Thursday, October 16, 2008

8. Data Warehouse Architecture

Data warehouses are almost universally designed as multidimensional databases, or, in relational database terms, as star schemas. The problem with both of these terms is that they are overly technical terms to the targeted users of business intelligence. This is unfortunate because the underlying concepts that they represent are relatively easy to understand for the technically naïve and very empowering for those willing to grasp their essence.

In an attempt to make the architecture of the standard data warehouse comprehensible to a wider audience, I submit the following:

1. A data warehouse is not really a multidimensional structure in any true geometric sense. Rather, it is simply a collection of facts wherein each fact is associated with a set of objects that related to it. True, it can be implemented as an array of many dimensions, but more generally, it is just a collection of facts and their material associations.

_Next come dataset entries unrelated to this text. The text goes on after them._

__device__ __forceinline__ __amdgpu_buffer_rsrc_t uniform_rsrc(const void* p, uint32_t bytes) {
  const unsigned long long v = (unsigned long long)p;
  const uint32_t lo = (uint32_t)__builtin_amdgcn_readfirstlane((int)(uint32_t)v);
  const uint32_t hi = (uint32_t)__builtin_amdgcn_readfirstlane((int)(uint32_t)(v >> 32));
  return __builtin_amdgcn_make_buffer_rsrc((void*)(((unsigned long long)hi << 32) | lo), 0,
// ... 1401 lines not shown
                                                msf_keypoint* kp, uint32_t* kp_cnt, uint32_t* status) {
  __shared__ uint4 kept[kSelCap];
  constexpr int kRespCap = 4096;
  __shared__ __attribute__((aligned(16))) float resp[kRespCap];
  __shared__ __attribute__((aligned(16))) uint32_t keys[kSelCap];
  __shared__ uint32_t nkept;
  const int slot = slot0 + blockIdx.x, tid = threadIdx.x;
  msf_keypoint* out = kp + (long long)slot * kKpCap;
  uint32_t base = 0;
  bool overflow = false;
  for (int l = 0; l < g.nlevels; l++) {
    const OrbLevelInfo L = g.lv[l];
    const uint32_t n = s1_cnt[slot * kOrbLevels + l];
    const uint4* in = s1 + (long long)slot * g.s1_total + L.s1_off;
    const uint32_t keep = (uint32_t)L.quota;
    if (tid == 0) nkept = 0;
    const bool staged = n > keep && n <= (uint32_t)kRespCap;
    const uint32_t n4 = (n + 3) >> 2;
    if (staged)
      for (uint32_t i = tid; i < 4 * n4; i += 256) resp[i] = i < n ? __uint_as_float(in[i].y) : -INFINITY;
    __syncthreads();
    for (uint32_t i = tid; i < n; i += 256) {
      const uint4 e = in[i];
      bool k = true;
      if (n > keep) {
        const float v = __uint_as_float(e.y);
        uint32_t greater = 0;
        if (staged) {
          const float4* r4 = reinterpret_cast<const float4*>(resp);
          for (uint32_t j = 0; j < n4; j++) {
            const float4 r = r4[j];
            greater += (uint32_t)(r.x > v) + (uint32_t)(r.y > v) + (uint32_t)(r.z > v) + (uint32_t)(r.w > v);
          }
        } else {
          for (uint32_t j = 0; j < n; j++) greater += (__uint_as_float(in[j].y) > v) ? 1u : 0u;
        }
        k = greater < keep;
      }
      if (k) {
        const uint32_t q = atomicAdd(&nkept, 1u);
        if (q < (uint32_t)kSelCap) kept[q] = e;
      }
    }
    __syncthreads();
    uint32_t m = nkept;
    if (m > (uint32_t)kSelCap) { overflow = true; m = kSelCap; }
    if (base + m > (uint32_t)kKpCap) { overflow = true; m = kKpCap - base; }
    const uint32_t m4 = (m + 3) >> 2;
    for (uint32_t i = tid; i < 4 * m4; i += 256) keys[i] = i < m ? kept[i].x : 0xFFFFFFFFu;
    __syncthreads();
    for (uint32_t i = tid; i < m; i += 256) {
      const uint4 e = kept[i];
      uint32_t rank = 0;
      const uint4* k4 = reinterpret_cast<const uint4*>(keys);
      for (uint32_t j = 0; j < m4; j++) {
        const uint4 kk = k4[j];
        rank += (uint32_t)(kk.x < e.x) + (uint32_t)(kk.y < e.x) + (uint32_t)(kk.z < e.x) + (uint32_t)(kk.w < e.x);
      }
      msf_keypoint k;
      k.lx = e.x & 0xFFFF;
      k.ly = e.x >> 16;
      k.x = (float)k.lx * L.scale;
      k.y = (float)k.ly * L.scale;
      k.response = __uint_as_float(e.y);
      k.angle = -1.f;
      k.octave = l;
      k.fast_score = (int)e.z;
      out[base + rank] = k;
    }
    base += m;
    __syncthreads();
  }
  if (tid == 0) {
    kp_cnt[slot] = base;
    if (overflow) atomicOr(&status[slot], kStatusOverflow);
  }
}

__device__ __forceinline__ float fast_atan2_deg(float y, float x) {
  const float k = (float)(180.0 / 3.14159265358979323846);
  const float p1 = 0.9997878412794807f * k, p3 = -0.3258083974640975f * k, p5 = 0.1555786518463281f * k,
              p7 = -0.04432655554792128f * k;
  const float ax = fabsf(x), ay = fabsf(y);
  float a, c, c2;
  if (ax >= ay) {
    c = ay / (ax + (float)2.2204460492503131e-16);
    c2 = c * c;
    a = (((p7 * c2 + p5) * c2 + p3) * c2 + p1) * c;
  } else {
    c = ax / (ay + (float)2.2204460492503131e-16);
    c2 = c * c;
    a = 90.f - (((p7 * c2 + p5) * c2 + p3) * c2 + p1) * c;
  }
  if (x < 0) a = 180.f - a;
  if (y < 0) a = 360.f - a;
  return a;
}

__device__ __forceinline__ void det_sincosf(float t, float* s, float* c) {
  const double x = (double)t;
  const int k = (int)(x * 6.36619772367581382433e-01 + 0.5);
  const double kd = (double)k;
  const double r = (x - kd * 1.57079632673412561417e+00) - kd * 6.07710050650619224932e-11;
  const double z = r * r;
  double p = 1.58969099521155010221e-10;
  p = p * z + -2.50507602534068634195e-08;
  p = p * z + 2.75573137070700676789e-06;
  p = p * z + -1.98412698298579493134e-04;
  p = p * z + 8.33333333332248946124e-03;
  p = p * z + -1.66666666666666324348e-01;
  const double sr = r + (r * z) * p;
  double q = -1.13596475577881948265e-11;
  q = q * z + 2.08757232129817482790e-09;
  q = q * z + -2.75573143513906633035e-07;
  q = q * z + 2.48015872894767294178e-05;
  q = q * z + -1.38888888888741095749e-03;
  q = q * z + 4.16666666666666019037e-02;
  const double cr = (1.0 - 0.5 * z) + (z * z) * q;
  double sv, cv;
  switch (k & 3) {
    case 0: sv = sr; cv = cr; break;
    case 1: sv = cr; cv = -sr; break;
    case 2: sv = -sr; cv = -cr; break;
    default: sv = -cr; cv = sr; break;
  }
  *s = (float)sv;
  *c = (float)cv;
}

constexpr int PR = 22;
constexpr int PD = 2 * PR + 1;
constexpr int PP = 48;
constexpr int HP = 40;
constexpr int HC = 46;

template <bool HALF_UP, bool SUM256>
__global__ __launch_bounds__(256) void k_describe(OrbGeometry g, FrameSrc src, const uint8_t* pyr,
                                                  msf_keypoint* kp, const uint32_t* kp_cnt, uint8_t* desc) {
  __shared__ __attribute__((aligned(16))) uint8_t raw_s[4][PD * PP + 16];
  __shared__ __attribute__((aligned(16))) uint16_t hb_s[4][HP * HC];
  __shared__ uint32_t disc_s[2 * kDiscTasks];
  __shared__ __attribute__((aligned(16))) int pat_s[256];
  const int fi = blockIdx.y, slot = src.slot0 + fi;
  const int wave = __builtin_amdgcn_readfirstlane((int)(threadIdx.x >> 6)), lane = threadIdx.x & 63;
  for (int i = threadIdx.x; i < 2 * kDiscTasks; i += 256) disc_s[i] = c_disc[i];
  pat_s[threadIdx.x] = reinterpret_cast<const int*>(c_pattern)[threadIdx.x];
  __shared__ unsigned long long lvl_base_s[kOrbLevels];
  __shared__ int lvl_pitch_s[kOrbLevels];
  if (threadIdx.x < kOrbLevels) {
    int pt = 0;
    const uint8_t* bp = level_ptr(g, src, pyr, fi, threadIdx.x < g.nlevels ? (int)threadIdx.x : 0, &pt);
    lvl_base_s[threadIdx.x] = (unsigned long long)bp;
    lvl_pitch_s[threadIdx.x] = pt;
  }
  __syncthreads();
  const uint32_t count = min(kp_cnt[slot], (uint32_t)kKpCap);
  uint8_t* raw = raw_s[wave];
  uint16_t* hb = hb_s[wave];
  uint32_t* raw32 = reinterpret_cast<uint32_t*>(raw);
  constexpr int NPL = (PD * (PP / 4) + 63) / 64;
  const uint32_t kstride = gridDim.x * 4;
  uint32_t k = blockIdx.x * 4 + wave;
  uint32_t pre[NPL];
  int xo_pre = 0;
  auto meta = [&](uint32_t k_) -> uint3 {
    if (k_ >= count) return make_uint3(0u, 0u, 0u);
    const msf_keypoint* Kp = kp + (long long)slot * kKpCap + k_;
    return make_uint3((uint32_t)Kp->octave, (uint32_t)Kp->lx, (uint32_t)Kp->ly);
  };
  auto issue = [&](uint3 m) {
    const uint32_t lv = (uint32_t)__builtin_amdgcn_readfirstlane((int)m.x);
    const int mx = __builtin_amdgcn_readfirstlane((int)m.y), my = __builtin_amdgcn_readfirstlane((int)m.z);
    const uint32_t pitch_ = (uint32_t)__builtin_amdgcn_readfirstlane(lvl_pitch_s[lv]);
    const unsigned long long b64 = lvl_base_s[lv];
    const unsigned long long img_ = ((unsigned long long)(uint32_t)__builtin_amdgcn_readfirstlane((int)(b64 >> 32)) << 32) |
                                    (uint32_t)__builtin_amdgcn_readfirstlane((int)(uint32_t)b64);
    typedef const __attribute__((address_space(1))) uint8_t* gptr_t;
    const int ax = (mx - PR) & ~3;
    xo_pre = (mx - PR) - ax;
    gptr_t base = (gptr_t)(img_ + (unsigned long long)((long long)(my - PR) * (long long)pitch_ + ax));
    const uint32_t pm = pitch_ - (uint32_t)PP;
#pragma unroll
    for (int u = 0; u < NPL; u++) {
      const uint32_t i = (uint32_t)lane + 64u * (uint32_t)u;
      const uint32_t r = (i * 43691u) >> 19;
      const uint32_t off = mad_u24(r, pm, 4u * i);
      pre[u] = i < (uint32_t)(PD * (PP / 4)) ? *(const __attribute__((address_space(1))) uint32_t*)(base + off) : 0u;
    }
  };
  uint32_t* hb32 = reinterpret_cast<uint32_t*>(hb);
  const int blur_rl = (lane * 26) >> 8, blur_gq = lane - 10 * blur_rl;
  const int blur_rd = blur_rl * (2 * (PP / 4)) + blur_gq, blur_wr = blur_gq * (4 * (HC / 2)) + blur_rl;
  const bool blur_last = 18 + blur_rl < 23;
  const uint32_t samp_base = (uint32_t)(uintptr_t)(__attribute__((address_space(3))) uint16_t*)hb +
                             2u * (uint32_t)((PR - 3) * HC + (PR - 3)) - 2u * HC * 0x400000u - 2u * 0x4B400000u;
  uint3 m_cur = meta(k), m_next = meta(k + kstride);
  if (k < count) issue(m_cur);
  for (; k < count; k += kstride) {
    const bool active = true;
    msf_keypoint* K = kp + (long long)slot * kKpCap + k;
    const int l = (int)m_cur.x, cx = (int)m_cur.y, cy = (int)m_cur.z;
    (void)l; (void)cx; (void)cy;
    const int xo = xo_pre;
#pragma unroll
    for (int u = 0; u < NPL; u++) {
      const int i = lane + 64 * u;
      if (i < PD * (PP / 4)) raw32[i] = pre[u];
    }
    m_cur = m_next;
    if (k + kstride < count) issue(m_cur);
    m_next = meta(k + 2 * kstride);
    MSF_WAVE_SYNC();
    float angle = 0.f;
    if (active) {
      int m10 = 0, m01 = 0;
      {
        const int dw0 = 1 + ((xo + 2) >> 2);
        const uint32_t shf = (uint32_t)(xo + 2) & 3u;
#pragma unroll
        for (int it = 0; it < kDiscTasks / 64; it++) {
          const int t = it * 64 + lane;
          const int row = t >> 3, k = t & 7;
          const uint32_t* d = raw32 + (row + 7) * (PP / 4) + dw0 + k;
          const uint32_t pxw = __builtin_amdgcn_alignbyte(d[1], d[0], shf) ^ 0x80808080u;
          const uint32_t wu = disc_s[2 * t], wv = disc_s[2 * t + 1];
          m10 = __builtin_amdgcn_sdot4((int)pxw, (int)wu, m10, false);
          m01 = __builtin_amdgcn_sdot4((int)pxw, (int)wv, m01, false);
        }
      }
      m10 = (int)__builtin_amdgcn_readlane((int)wave_incl_scan((uint32_t)m10), 63);
      m01 = (int)__builtin_amdgcn_readlane((int)wave_incl_scan((uint32_t)m01), 63);
      angle = fast_atan2_deg((float)m01, (float)m10);
      {
        constexpr uint32_t T0 = 18, T1 = 34, T2 = SUM256 ? 48 : 49, T3 = SUM256 ? 56 : 55;
        constexpr uint32_t A0 = T0 | T1 << 8 | T2 << 16 | T3 << 24, B0 = T2 | T1 << 8 | T0 << 16;
        constexpr uint32_t A1 = T0 << 8 | T1 << 16 | T2 << 24, B1 = T3 | T2 << 8 | T1 << 16 | T0 << 24;
        constexpr uint32_t A2 = T0 << 16 | T1 << 24, B2 = T2 | T3 << 8 | T2 << 16 | T1 << 24, C2 = T0;
        constexpr uint32_t A3 = T0 << 24, B3 = T1 | T2 << 8 | T3 << 16 | T2 << 24, C3 = T1 | T0 << 8;
        auto row4 = [&](const uint32_t* d, uint32_t* o) {
          const uint32_t d0 = d[0], d1 = d[1], d2 = d[2], d3 = d[3];
          const uint32_t e0 = __builtin_amdgcn_alignbyte(d1, d0, xo), e1 = __builtin_amdgcn_alignbyte(d2, d1, xo);
          const uint32_t e2 = __builtin_amdgcn_alignbyte(d3, d2, xo);
          o[0] = __builtin_amdgcn_udot4(e0, A0, __builtin_amdgcn_udot4(e1, B0, 0u, false), false);
          o[1] = __builtin_amdgcn_udot4(e0, A1, __builtin_amdgcn_udot4(e1, B1, 0u, false), false);
          o[2] = __builtin_amdgcn_udot4(e0, A2, __builtin_amdgcn_udot4(e1, B2, __builtin_amdgcn_udot4(e2, C2, 0u, false), false), false);
          o[3] = __builtin_amdgcn_udot4(e0, A3, __builtin_amdgcn_udot4(e1, B3, __builtin_amdgcn_udot4(e2, C3, 0u, false), false), false);
        };
#pragma unroll
        for (int it = 0; it < 4; it++) {
          const uint32_t* d = raw32 + blur_rd + it * (12 * (PP / 4));
          uint32_t ou[4], ol[4];
          row4(d, ou);
          row4(d + PP / 4, ol);
          if (it < 3 || blur_last) {
            uint32_t* w = hb32 + blur_wr + it * 6;
#pragma unroll
            for (int j = 0; j < 4; j++) w[j * (HC / 2)] = ou[j] | (ol[j] << 16);
          }
        }
      }
    }
    MSF_WAVE_SYNC();
    if (active) {
      float a, b;
      float rad = angle;
      rad *= (float)(3.14159265358979323846 / 180.f);
      det_sincosf(rad, &b, &a);
      const int4 pk = *reinterpret_cast<const int4*>(&pat_s[lane * 4]);
      const int words[4] = {pk.x, pk.y, pk.z, pk.w};
      uint32_t nib = 0;
      constexpr uint32_t K2 = SUM256 ? 48 : 49, K3 = SUM256 ? 56 : 55;
      constexpr uint32_t P0 = 18u | 34u << 16, P1 = K2 | K3 << 16, P2 = K2 | 34u << 16, P3 = 18u;
#pragma unroll
      for (int t = 0; t < 4; t++) {
        uint32_t val[2];
#pragma unroll
        for (int e = 0; e < 2; e++) {
          const float px = (float)(signed char)(words[t] >> (16 * e));
          const float py = (float)(signed char)(words[t] >> (16 * e + 8));
          const uint32_t tx = __float_as_uint((px * a - py * b) + 12582912.f);
          const uint32_t ty = __float_as_uint((px * b + py * a) + 12582912.f);
          const uint32_t addr = mad_u24(tx, 2u * HC, (ty << 1) + samp_base);
          const __attribute__((address_space(3))) uint32_t* q =
              (const __attribute__((address_space(3))) uint32_t*)(uintptr_t)(addr & ~3u);
          const uint32_t sh = addr & 2u;
          const uint32_t d0 = q[0], d1 = q[1], d2 = q[2], d3 = q[3];
          const uint32_t w0 = __builtin_amdgcn_alignbyte(d1, d0, sh), w1 = __builtin_amdgcn_alignbyte(d2, d1, sh);
          const uint32_t w2 = __builtin_amdgcn_alignbyte(d3, d2, sh), w3 = __builtin_amdgcn_alignbyte(0u, d3, sh);
          const uint32_t sum = udot2_u16(w0, P0, udot2_u16(w1, P1, udot2_u16(w2, P2, udot2_u16(w3, P3, 0u))));
          const uint32_t r = HALF_UP ? (sum + 32768u) >> 16 : (sum + 0x7FFFu + ((sum >> 16) & 1u)) >> 16;
          val[e] = min(r, 255u);
        }
        nib |= (uint32_t)(val[0] < val[1]) << t;
      }
      const uint32_t hi = __shfl_down(nib, 1);
      if ((lane & 1) == 0) desc[((long long)slot * kKpCap + k) * 32 + (lane >> 1)] = (uint8_t)(nib | (hi << 4));
      if (lane == 0) K->angle = angle;
    }
    MSF_WAVE_SYNC();
  }
}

2. The star schema is a pattern of database design that has a core table of “facts,” or events that are historically recorded with their relations to business objects. Each category of business object (i.e. customer, product, business unit) is stored in a separate table that is connected to the fact table and is referred to as a dimension. The dimensional tables have no geometric significance, but rather, they represent collections of objects to which the facts relate to. Although a star schema can be thought of as a dimensional space, with each category of objects representing a dimension, it can also be simply thought of as a representation of historical events with each event being defined by a set of factors, each of which is represented by one of the dimensional tables.

3. Per the previous two observations, although the star schema is represented diagrammatically as a star-like structure of tables, with the fact table in the center surrounded by tables that represent the factors (dimensions) which define the facts, these same diagrams can be represented, with equal accuracy, as a table that is simply related to a set of factors. Above are two alternative diagrams for the same data warehouse. The implementation of the data warehouse remains the same, only the geometry of the graphic has changed. As shown in the above diagram, a star schema can be viewed as a table of facts and a set of tables that are used to factor the facts.